Retype the entries in full.
BEGIN EXCERPTED DATA
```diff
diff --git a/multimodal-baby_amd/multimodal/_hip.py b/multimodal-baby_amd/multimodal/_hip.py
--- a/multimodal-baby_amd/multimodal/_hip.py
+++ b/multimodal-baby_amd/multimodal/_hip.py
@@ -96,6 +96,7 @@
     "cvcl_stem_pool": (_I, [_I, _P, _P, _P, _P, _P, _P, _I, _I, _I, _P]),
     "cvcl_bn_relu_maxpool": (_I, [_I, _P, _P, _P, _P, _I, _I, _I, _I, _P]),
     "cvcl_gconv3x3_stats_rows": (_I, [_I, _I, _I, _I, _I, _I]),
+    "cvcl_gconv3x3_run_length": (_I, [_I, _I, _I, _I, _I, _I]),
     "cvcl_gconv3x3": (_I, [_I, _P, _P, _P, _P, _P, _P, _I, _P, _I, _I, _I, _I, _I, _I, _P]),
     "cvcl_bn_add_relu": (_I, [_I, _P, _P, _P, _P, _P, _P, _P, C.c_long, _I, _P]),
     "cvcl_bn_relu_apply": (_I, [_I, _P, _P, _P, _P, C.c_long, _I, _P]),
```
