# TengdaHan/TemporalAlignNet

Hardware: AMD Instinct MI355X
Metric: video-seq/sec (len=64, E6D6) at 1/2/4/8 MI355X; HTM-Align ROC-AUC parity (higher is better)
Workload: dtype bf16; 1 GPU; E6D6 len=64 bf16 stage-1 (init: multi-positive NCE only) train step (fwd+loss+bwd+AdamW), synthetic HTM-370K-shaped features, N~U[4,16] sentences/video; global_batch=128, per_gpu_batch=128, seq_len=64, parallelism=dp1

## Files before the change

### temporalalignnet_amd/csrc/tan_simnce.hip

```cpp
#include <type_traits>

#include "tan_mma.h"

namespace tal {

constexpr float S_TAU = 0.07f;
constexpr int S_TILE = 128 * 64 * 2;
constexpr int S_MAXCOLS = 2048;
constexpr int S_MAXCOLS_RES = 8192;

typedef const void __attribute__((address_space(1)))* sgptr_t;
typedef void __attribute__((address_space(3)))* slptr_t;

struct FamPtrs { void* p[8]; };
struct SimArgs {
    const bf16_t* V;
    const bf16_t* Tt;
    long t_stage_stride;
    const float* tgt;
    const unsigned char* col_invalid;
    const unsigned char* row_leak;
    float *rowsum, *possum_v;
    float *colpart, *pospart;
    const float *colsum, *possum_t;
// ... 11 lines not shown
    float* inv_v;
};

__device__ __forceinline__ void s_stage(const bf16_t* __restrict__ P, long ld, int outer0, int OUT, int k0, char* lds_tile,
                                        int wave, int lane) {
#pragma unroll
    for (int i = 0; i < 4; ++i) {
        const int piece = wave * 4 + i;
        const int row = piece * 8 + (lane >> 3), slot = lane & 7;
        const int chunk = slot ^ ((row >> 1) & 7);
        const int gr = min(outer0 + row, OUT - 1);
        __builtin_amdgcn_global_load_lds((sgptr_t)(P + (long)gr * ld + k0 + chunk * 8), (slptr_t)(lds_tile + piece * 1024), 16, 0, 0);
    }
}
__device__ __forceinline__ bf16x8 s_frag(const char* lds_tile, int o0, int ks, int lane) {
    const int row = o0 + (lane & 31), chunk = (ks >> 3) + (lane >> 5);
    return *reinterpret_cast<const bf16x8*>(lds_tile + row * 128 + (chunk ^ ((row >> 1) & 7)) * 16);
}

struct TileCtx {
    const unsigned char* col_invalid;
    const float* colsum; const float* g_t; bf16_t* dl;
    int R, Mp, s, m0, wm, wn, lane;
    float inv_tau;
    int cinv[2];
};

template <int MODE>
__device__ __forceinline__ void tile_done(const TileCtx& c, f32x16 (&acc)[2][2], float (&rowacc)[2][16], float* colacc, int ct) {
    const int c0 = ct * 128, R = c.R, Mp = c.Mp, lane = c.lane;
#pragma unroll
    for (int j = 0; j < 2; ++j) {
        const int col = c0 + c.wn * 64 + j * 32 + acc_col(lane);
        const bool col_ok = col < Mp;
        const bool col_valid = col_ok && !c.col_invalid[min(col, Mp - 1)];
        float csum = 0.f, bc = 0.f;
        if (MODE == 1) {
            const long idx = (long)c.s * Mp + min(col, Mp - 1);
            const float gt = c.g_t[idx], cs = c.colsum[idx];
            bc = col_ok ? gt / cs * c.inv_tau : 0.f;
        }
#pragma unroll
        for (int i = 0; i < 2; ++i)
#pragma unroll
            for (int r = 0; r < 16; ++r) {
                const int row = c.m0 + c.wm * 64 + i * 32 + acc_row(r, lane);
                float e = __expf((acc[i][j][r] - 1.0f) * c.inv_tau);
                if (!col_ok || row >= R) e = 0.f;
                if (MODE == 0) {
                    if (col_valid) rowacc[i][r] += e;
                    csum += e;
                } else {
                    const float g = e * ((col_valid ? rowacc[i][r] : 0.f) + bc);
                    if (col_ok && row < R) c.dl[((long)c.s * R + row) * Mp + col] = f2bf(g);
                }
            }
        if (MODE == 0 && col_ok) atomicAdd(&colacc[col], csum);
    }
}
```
END EXCERPTED DATA
- _RESPONSE BELOW_:
```diff
diff --git a/multimodal-baby_amd/multimodal/_hip.py b/multimodal-baby_amd/multimodal/_hip.py
--- a/multimodal-baby_amd/multimodal/_hip.py
+++ b/multimodal-baby_amd/multimodal/_hip.py
@@ -96,6 +96,7 @@
     "cvcl_stem_pool": (_I, [_I, _P, _P, _P, _P, _P, _P, _I, _I, _I, _P]),
     "cvcl_bn_relu_maxpool": (_I, [_I, _P, _P, _P, _P, _I, _I, _I, _I, _P]),
     "cvcl_gconv3x3_stats_rows": (_I, [_I, _I, _I, _I, _I, _I]),
+    "cvcl_gconv3x3_run_length": (_I, [_I, _I, _I, _I, _I, _I]),
     "cvcl_gconv3x3": (_I, [_I, _P, _P, _P, _P, _P, _P, _I, _P, _I, _I, _I, _I, _I, _I, _P]),
     "cvcl_bn_add_relu": (_I, [_I, _P, _P, _P, _P, _P, _P, _P, C.c_long, _I, _P]),
     "cvcl_bn_relu_apply": (_I, [_I, _P, _P, _P, _P, C.c_long, _I, _P]),
```
# TengdaHan/TemporalAlignNet

Hardware: AMD Instinct MI355X
Metric: video-seq/sec (len=64, E6D6) at 1/2/4/8 MI355X; HTM-Align ROC-AUC parity (higher is better)
Workload: dtype bf16; 1 GPU; E6D6 len=64 bf16 stage-1 (init: multi-positive NCE only) train step (fwd+loss+bwd+AdamW), synthetic HTM-370K-shaped features, N~U[4,16] sentences/video; global_batch=128, per_gpu_batch=128, seq_len=64, parallelism=dp1

## Files before the change

### temporalalignnet_amd/csrc/tan_simnce.hip

```cpp
#include <type_traits>

#include "tan_mma.h"

namespace tal {

constexpr float S_TAU = 0.07f;
constexpr int S_TILE = 128 * 64 * 2;
constexpr int S_MAXCOLS = 2048;
constexpr int S_MAXCOLS_RES = 8192;

typedef const void __attribute__((address_space(1)))* sgptr_t;
typedef void __attribute__((address_space(3)))* slptr_t;

struct FamPtrs { void* p[8]; };
struct SimArgs {
    const bf16_t* V;
    const bf16_t* Tt;
    long t_stage_stride;
    const float* tgt;
    const unsigned char* col_invalid;
    const unsigned char* row_leak;
    float *rowsum, *possum_v;
    float *colpart, *pospart;
    const float *colsum, *possum_t;
// ... 11 lines not shown
    float* inv_v;
};

__device__ __forceinline__ void s_stage(const bf16_t* __restrict__ P, long ld, int outer0, int OUT, int k0, char* lds_tile,
                                        int wave, int lane) {
#pragma unroll
    for (int i = 0; i < 4; ++i) {
        const int piece = wave * 4 + i;
        const int row = piece * 8 + (lane >> 3), slot = lane & 7;
        const int chunk = slot ^ ((row >> 1) & 7);
        const int gr = min(outer0 + row, OUT - 1);
        __builtin_amdgcn_global_load_lds((sgptr_t)(P + (long)gr * ld + k0 + chunk * 8), (slptr_t)(lds_tile + piece * 1024), 16, 0, 0);
    }
}
__device__ __forceinline__ bf16x8 s_frag(const char* lds_tile, int o0, int ks, int lane) {
    const int row = o0 + (lane & 31), chunk = (ks >> 3) + (lane >> 5);
    return *reinterpret_cast<const bf16x8*>(lds_tile + row * 128 + (chunk ^ ((row >> 1) & 7)) * 16);
}

struct TileCtx {
    const unsigned char* col_invalid;
    const float* colsum; const float* g_t; bf16_t* dl;
    int R, Mp, s, m0, wm, wn, lane;
    float inv_tau;
    int cinv[2];
};

template <int MODE>
__device__ __forceinline__ void tile_done(const TileCtx& c, f32x16 (&acc)[2][2], float (&rowacc)[2][16], float* colacc, int ct) {
    const int c0 = ct * 128, R = c.R, Mp = c.Mp, lane = c.lane;
#pragma unroll
    for (int j = 0; j < 2; ++j) {
        const int col = c0 + c.wn * 64 + j * 32 + acc_col(lane);
        const bool col_ok = col < Mp;
        const bool col_valid = col_ok && !c.col_invalid[min(col, Mp - 1)];
        float csum = 0.f, bc = 0.f;
        if (MODE == 1) {
            const long idx = (long)c.s * Mp + min(col, Mp - 1);
            const float gt = c.g_t[idx], cs = c.colsum[idx];
            bc = col_ok ? gt / cs * c.inv_tau : 0.f;
        }
#pragma unroll
        for (int i = 0; i < 2; ++i)
#pragma unroll
            for (int r = 0; r < 16; ++r) {
                const int row = c.m0 + c.wm * 64 + i * 32 + acc_row(r, lane);
                float e = __expf((acc[i][j][r] - 1.0f) * c.inv_tau);
                if (!col_ok || row >= R) e = 0.f;
                if (MODE == 0) {
                    if (col_valid) rowacc[i][r] += e;
                    csum += e;
                } else {
                    const float g = e * ((col_valid ? rowacc[i][r] : 0.f) + bc);
                    if (col_ok && row < R) c.dl[((long)c.s * R + row) * Mp + col] = f2bf(g);
                }
            }
        if (MODE == 0 && col_ok) atomicAdd(&colacc[col], csum);
    }
}
```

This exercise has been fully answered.